**Task:**
Where a line of the entries holds the string "mask", copy that line.
:: The records ::
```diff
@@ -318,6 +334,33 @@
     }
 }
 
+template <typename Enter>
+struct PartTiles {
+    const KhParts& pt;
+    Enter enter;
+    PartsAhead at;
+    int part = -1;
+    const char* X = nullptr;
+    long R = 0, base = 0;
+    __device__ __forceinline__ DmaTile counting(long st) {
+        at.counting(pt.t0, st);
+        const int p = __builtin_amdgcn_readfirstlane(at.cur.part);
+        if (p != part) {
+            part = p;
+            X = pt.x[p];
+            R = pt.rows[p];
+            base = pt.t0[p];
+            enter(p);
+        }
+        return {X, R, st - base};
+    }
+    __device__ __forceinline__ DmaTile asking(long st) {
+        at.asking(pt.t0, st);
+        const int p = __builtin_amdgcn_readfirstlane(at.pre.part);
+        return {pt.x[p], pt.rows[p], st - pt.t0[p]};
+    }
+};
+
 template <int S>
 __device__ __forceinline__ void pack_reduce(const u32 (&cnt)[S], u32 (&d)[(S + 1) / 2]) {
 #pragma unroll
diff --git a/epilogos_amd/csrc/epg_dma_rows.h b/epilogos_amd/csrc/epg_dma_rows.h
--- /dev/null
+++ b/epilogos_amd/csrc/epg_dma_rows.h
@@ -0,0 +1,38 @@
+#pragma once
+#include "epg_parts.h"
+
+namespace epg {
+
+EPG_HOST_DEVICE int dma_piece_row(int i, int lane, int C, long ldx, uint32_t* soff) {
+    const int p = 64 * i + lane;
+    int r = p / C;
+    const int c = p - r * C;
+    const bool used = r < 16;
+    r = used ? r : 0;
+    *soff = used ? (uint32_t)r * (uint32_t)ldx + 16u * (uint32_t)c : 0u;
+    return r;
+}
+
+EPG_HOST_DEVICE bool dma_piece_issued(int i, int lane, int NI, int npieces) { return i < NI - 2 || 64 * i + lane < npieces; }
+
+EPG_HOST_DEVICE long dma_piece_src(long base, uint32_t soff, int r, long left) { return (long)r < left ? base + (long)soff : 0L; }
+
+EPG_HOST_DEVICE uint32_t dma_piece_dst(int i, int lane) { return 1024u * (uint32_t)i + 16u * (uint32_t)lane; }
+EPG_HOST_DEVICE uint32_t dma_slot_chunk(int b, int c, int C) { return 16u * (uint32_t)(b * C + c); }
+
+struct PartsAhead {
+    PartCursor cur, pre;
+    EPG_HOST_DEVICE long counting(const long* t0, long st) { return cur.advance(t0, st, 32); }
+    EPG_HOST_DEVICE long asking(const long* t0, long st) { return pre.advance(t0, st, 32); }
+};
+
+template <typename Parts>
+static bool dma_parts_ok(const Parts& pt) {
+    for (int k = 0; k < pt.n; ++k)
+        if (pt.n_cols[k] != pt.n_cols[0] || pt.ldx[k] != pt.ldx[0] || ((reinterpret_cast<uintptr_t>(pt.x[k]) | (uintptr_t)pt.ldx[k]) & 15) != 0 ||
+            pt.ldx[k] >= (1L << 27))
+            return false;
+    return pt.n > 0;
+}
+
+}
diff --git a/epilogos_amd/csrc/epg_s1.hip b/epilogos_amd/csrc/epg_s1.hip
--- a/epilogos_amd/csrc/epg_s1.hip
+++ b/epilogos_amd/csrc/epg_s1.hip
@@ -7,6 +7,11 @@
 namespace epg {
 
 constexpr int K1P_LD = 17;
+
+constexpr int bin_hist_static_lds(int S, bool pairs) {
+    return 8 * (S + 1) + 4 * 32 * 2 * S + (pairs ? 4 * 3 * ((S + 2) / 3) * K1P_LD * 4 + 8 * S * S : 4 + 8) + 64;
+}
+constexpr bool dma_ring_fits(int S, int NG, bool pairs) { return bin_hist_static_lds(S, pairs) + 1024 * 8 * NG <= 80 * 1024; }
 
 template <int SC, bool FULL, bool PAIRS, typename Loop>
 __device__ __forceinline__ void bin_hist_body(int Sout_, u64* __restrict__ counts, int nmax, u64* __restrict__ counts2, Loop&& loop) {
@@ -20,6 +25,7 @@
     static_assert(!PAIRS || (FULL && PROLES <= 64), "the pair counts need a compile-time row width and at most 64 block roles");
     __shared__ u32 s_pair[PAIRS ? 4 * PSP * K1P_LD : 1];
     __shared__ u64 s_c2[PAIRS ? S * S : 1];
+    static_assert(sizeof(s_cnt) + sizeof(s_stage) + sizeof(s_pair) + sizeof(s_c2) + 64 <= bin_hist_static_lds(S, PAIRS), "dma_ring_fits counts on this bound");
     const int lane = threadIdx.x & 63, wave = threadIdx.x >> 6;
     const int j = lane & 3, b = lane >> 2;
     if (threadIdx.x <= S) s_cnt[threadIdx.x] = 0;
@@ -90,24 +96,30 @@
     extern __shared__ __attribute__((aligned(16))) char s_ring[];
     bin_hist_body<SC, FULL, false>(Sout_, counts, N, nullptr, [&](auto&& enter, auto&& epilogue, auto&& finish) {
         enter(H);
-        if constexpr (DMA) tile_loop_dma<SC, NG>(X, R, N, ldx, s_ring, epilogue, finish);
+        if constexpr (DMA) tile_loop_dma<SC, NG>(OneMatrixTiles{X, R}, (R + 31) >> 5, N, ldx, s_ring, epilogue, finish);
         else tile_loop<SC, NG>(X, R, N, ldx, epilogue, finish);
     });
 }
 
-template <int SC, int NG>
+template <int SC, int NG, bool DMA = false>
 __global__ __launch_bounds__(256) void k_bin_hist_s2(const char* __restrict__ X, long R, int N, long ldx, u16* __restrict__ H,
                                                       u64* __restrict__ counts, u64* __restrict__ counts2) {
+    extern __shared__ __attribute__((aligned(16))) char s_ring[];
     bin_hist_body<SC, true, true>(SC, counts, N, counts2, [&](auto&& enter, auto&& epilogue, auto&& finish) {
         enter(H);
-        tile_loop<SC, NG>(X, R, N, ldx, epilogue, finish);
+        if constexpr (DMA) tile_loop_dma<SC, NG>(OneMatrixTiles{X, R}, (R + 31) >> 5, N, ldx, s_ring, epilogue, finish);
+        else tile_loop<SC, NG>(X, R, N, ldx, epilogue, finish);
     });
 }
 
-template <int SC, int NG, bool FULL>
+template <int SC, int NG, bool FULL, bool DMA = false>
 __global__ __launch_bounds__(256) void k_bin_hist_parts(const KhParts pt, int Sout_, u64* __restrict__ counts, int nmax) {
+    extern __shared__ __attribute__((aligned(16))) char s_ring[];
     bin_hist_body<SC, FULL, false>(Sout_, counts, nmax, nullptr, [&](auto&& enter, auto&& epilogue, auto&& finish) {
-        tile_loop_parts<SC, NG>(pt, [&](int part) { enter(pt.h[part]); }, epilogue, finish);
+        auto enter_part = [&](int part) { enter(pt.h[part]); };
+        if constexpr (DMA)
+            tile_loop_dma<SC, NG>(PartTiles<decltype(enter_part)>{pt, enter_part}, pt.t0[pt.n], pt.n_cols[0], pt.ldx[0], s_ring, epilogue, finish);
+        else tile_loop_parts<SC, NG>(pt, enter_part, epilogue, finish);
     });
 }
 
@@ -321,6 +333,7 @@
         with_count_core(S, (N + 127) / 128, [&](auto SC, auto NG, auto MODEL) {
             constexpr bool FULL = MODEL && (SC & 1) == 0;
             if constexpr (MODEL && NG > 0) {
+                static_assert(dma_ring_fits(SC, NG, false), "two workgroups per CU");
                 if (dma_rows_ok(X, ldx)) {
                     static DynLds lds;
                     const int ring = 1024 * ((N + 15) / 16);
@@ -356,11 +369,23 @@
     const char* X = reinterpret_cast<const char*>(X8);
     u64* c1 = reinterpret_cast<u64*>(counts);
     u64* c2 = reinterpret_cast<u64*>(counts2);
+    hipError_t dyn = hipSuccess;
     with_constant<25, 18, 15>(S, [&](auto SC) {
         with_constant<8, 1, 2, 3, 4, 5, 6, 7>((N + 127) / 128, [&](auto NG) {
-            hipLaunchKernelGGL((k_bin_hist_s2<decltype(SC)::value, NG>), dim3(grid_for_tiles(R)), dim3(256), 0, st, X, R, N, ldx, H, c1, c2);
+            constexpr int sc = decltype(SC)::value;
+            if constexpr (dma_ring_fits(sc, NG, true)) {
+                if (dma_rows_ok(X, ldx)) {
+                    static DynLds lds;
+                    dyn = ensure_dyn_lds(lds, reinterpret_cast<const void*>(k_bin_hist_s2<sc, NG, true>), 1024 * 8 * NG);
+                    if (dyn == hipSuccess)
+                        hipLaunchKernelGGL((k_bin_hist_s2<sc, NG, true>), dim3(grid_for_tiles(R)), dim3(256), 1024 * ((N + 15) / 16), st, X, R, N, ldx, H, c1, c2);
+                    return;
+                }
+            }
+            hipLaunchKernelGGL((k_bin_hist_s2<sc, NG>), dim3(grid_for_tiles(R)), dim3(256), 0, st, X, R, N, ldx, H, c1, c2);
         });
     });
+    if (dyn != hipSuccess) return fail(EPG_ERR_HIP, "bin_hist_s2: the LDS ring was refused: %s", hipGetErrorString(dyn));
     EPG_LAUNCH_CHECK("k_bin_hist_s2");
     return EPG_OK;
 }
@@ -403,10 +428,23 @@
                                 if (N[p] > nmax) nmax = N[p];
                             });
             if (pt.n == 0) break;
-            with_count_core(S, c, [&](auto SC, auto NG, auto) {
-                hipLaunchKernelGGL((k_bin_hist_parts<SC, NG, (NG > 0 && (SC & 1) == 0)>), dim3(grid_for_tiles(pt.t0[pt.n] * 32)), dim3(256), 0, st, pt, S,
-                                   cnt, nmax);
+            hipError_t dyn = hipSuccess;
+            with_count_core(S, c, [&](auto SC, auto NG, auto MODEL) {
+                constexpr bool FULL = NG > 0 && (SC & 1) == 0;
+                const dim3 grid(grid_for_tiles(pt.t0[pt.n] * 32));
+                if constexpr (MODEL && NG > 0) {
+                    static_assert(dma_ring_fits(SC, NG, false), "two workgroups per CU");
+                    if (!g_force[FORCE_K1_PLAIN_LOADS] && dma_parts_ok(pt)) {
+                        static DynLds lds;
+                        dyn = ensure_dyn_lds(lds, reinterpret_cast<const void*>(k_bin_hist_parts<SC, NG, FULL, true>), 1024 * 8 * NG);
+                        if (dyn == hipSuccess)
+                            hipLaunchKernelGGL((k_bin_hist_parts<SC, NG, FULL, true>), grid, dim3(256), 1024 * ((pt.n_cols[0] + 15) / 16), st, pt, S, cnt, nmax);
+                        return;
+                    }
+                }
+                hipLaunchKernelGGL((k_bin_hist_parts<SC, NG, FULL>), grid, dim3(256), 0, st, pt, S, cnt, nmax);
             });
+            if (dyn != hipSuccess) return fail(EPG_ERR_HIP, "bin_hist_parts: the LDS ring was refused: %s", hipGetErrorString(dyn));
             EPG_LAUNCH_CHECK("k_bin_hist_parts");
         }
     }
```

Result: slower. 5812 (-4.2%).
:::
:: The records ::
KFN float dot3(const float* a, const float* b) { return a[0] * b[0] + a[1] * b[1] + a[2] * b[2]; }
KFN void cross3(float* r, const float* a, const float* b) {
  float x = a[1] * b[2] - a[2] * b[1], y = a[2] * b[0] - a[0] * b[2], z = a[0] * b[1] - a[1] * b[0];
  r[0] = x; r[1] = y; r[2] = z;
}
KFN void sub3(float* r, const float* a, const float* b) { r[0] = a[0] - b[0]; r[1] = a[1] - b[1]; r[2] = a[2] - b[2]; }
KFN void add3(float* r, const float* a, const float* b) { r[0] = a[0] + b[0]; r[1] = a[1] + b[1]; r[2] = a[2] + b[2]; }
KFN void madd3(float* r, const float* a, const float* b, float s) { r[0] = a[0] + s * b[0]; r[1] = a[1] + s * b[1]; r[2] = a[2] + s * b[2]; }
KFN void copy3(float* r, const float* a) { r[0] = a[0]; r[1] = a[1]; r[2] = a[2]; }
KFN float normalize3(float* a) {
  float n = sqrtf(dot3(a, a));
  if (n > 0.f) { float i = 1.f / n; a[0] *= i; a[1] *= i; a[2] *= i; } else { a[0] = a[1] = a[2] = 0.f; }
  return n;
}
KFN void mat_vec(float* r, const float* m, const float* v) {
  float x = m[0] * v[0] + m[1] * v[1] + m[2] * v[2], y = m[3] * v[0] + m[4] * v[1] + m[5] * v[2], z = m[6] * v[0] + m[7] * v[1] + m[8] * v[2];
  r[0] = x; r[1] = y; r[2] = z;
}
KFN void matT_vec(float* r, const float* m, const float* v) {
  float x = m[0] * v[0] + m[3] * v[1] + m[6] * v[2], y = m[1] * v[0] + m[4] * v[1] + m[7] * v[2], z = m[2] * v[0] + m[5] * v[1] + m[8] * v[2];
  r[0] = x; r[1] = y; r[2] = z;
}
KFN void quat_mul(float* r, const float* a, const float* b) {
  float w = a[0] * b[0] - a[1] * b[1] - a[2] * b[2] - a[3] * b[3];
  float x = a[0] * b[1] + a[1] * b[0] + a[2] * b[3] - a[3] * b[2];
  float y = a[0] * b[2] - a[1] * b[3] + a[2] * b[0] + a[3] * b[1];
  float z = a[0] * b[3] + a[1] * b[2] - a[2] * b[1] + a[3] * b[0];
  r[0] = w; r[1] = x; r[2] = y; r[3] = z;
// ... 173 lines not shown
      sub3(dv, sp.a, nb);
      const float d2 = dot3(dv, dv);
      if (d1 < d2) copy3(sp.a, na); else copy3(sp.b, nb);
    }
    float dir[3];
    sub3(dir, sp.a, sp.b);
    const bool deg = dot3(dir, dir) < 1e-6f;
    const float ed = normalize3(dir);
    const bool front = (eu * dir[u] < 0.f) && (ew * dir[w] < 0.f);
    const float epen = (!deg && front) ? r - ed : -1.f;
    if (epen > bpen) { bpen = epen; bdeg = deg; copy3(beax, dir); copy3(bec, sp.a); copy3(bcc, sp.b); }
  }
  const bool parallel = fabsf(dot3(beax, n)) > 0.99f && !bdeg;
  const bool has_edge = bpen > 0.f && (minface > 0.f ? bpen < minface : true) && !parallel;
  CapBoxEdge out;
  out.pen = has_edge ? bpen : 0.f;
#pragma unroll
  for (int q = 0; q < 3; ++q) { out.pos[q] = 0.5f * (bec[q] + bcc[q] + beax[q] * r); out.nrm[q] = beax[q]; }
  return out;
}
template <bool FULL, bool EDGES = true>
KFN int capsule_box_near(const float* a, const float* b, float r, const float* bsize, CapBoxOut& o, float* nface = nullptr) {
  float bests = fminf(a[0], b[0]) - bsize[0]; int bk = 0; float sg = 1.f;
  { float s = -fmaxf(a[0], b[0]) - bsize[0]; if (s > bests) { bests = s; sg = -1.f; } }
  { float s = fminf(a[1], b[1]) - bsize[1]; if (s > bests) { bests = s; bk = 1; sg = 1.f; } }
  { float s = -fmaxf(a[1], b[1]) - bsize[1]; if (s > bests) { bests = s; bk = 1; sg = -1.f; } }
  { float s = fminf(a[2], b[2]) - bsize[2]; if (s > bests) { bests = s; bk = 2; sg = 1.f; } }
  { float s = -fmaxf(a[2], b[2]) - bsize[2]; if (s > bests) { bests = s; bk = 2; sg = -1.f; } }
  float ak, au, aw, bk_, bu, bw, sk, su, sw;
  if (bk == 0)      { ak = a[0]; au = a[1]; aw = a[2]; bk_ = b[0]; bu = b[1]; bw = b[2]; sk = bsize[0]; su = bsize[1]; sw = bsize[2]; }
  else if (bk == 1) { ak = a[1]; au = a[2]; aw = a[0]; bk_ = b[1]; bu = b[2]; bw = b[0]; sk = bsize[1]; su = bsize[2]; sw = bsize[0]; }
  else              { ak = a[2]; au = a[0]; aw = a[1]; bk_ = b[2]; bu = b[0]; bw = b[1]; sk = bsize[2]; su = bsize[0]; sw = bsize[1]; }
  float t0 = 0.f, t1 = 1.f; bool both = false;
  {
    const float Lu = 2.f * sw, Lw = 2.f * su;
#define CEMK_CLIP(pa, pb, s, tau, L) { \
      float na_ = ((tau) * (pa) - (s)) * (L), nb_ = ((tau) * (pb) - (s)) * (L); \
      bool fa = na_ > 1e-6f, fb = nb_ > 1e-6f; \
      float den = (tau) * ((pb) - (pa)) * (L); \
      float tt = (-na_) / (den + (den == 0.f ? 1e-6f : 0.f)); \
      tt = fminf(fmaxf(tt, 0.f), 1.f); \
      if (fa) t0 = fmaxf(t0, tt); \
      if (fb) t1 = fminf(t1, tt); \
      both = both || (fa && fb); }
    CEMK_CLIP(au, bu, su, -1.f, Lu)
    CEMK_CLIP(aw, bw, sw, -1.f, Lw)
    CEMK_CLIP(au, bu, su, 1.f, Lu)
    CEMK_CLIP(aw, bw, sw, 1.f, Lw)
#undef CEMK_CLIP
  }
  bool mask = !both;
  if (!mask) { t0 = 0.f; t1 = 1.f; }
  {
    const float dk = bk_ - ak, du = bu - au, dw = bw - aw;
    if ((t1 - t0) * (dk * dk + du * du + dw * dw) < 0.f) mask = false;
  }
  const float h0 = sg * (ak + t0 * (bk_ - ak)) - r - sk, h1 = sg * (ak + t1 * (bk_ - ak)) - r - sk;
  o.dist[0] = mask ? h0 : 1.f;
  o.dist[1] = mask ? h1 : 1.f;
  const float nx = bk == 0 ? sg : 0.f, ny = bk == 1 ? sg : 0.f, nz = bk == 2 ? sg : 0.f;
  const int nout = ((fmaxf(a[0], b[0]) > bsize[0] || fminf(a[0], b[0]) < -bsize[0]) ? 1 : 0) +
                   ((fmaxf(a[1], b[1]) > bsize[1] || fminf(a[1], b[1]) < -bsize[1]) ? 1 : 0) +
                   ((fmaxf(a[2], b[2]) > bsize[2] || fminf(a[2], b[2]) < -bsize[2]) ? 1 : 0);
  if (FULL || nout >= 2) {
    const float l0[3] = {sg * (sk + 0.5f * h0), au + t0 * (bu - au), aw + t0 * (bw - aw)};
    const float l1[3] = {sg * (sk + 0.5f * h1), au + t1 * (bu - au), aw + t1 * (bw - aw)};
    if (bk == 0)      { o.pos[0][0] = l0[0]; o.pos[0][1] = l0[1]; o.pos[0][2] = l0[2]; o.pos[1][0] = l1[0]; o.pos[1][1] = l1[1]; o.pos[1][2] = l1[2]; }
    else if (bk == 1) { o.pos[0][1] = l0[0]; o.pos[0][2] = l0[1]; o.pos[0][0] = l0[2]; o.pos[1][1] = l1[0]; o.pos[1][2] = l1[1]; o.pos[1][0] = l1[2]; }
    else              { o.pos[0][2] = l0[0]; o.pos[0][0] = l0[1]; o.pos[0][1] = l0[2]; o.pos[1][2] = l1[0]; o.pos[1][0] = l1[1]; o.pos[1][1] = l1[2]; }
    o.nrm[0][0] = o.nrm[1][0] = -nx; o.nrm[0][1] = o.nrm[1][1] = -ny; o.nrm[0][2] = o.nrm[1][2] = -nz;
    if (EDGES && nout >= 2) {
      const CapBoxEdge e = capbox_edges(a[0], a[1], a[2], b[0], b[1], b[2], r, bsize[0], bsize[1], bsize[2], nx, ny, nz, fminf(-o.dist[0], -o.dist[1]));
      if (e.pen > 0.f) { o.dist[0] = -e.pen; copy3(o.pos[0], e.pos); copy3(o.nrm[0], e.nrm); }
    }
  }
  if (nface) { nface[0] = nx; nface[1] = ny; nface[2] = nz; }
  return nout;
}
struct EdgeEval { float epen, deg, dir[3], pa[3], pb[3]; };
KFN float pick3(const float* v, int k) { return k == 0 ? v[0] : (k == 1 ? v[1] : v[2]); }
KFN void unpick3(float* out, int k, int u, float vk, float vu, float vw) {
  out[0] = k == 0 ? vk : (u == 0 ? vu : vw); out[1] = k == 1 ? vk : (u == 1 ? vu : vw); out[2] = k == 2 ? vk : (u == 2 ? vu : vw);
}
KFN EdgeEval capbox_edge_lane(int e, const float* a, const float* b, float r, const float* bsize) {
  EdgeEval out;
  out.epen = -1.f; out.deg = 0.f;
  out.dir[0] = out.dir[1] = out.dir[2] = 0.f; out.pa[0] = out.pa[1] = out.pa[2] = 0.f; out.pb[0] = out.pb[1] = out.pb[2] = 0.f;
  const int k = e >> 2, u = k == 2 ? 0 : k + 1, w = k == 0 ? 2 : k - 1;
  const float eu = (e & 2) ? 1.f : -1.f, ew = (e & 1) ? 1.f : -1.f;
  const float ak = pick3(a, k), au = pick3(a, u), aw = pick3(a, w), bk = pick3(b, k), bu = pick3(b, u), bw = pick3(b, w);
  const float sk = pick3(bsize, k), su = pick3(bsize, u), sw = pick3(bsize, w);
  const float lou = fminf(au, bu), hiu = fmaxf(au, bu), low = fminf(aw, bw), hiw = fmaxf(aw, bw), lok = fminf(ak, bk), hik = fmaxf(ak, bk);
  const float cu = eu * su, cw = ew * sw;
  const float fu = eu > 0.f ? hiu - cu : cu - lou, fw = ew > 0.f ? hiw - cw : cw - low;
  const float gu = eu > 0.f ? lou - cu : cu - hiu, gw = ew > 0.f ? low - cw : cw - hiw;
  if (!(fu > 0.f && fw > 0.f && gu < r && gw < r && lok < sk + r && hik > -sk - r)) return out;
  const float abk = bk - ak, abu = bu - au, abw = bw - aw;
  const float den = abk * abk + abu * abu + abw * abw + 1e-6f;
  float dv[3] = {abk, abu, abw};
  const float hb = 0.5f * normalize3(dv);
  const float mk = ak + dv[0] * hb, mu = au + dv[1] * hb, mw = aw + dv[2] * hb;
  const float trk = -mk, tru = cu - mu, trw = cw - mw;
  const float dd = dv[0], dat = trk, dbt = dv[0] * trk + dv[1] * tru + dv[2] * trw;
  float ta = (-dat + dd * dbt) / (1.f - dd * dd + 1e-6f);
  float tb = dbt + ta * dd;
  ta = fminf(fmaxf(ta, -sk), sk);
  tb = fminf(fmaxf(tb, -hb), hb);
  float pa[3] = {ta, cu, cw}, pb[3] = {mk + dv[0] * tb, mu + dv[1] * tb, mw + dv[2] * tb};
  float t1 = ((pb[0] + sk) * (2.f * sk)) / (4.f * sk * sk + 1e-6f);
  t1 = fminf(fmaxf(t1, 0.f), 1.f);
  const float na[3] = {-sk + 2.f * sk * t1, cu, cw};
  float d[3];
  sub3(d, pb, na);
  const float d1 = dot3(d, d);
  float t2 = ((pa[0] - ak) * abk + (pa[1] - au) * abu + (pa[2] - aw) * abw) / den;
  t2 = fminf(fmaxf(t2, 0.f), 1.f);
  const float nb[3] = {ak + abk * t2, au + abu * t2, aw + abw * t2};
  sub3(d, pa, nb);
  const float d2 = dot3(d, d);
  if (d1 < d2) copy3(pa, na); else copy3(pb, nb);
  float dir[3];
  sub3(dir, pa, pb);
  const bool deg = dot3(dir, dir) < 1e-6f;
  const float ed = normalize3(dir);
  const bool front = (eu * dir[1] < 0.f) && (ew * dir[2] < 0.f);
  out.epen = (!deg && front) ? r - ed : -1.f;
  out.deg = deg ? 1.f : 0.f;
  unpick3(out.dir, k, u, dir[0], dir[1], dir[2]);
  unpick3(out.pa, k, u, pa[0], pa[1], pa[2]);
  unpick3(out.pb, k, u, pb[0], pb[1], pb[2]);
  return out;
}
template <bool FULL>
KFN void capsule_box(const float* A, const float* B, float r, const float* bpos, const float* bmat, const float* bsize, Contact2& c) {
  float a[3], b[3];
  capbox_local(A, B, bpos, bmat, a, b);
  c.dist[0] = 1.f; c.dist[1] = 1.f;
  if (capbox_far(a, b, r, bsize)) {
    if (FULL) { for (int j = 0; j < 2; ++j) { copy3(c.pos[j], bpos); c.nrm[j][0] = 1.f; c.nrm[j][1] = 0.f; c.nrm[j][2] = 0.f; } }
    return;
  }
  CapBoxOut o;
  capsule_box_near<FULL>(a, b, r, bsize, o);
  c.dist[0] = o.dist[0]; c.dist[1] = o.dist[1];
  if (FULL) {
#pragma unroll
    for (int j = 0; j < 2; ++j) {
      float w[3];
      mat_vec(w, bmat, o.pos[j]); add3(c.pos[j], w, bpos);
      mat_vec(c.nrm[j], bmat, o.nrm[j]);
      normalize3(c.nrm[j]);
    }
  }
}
:::
**Exercise answer:**
  bool mask = !both;
  if (!mask) { t0 = 0.f; t1 = 1.f; }
    if ((t1 - t0) * (dk * dk + du * du + dw * dw) < 0.f) mask = false;
  o.dist[0] = mask ? h0 : 1.f;
  o.dist[1] = mask ? h1 : 1.f;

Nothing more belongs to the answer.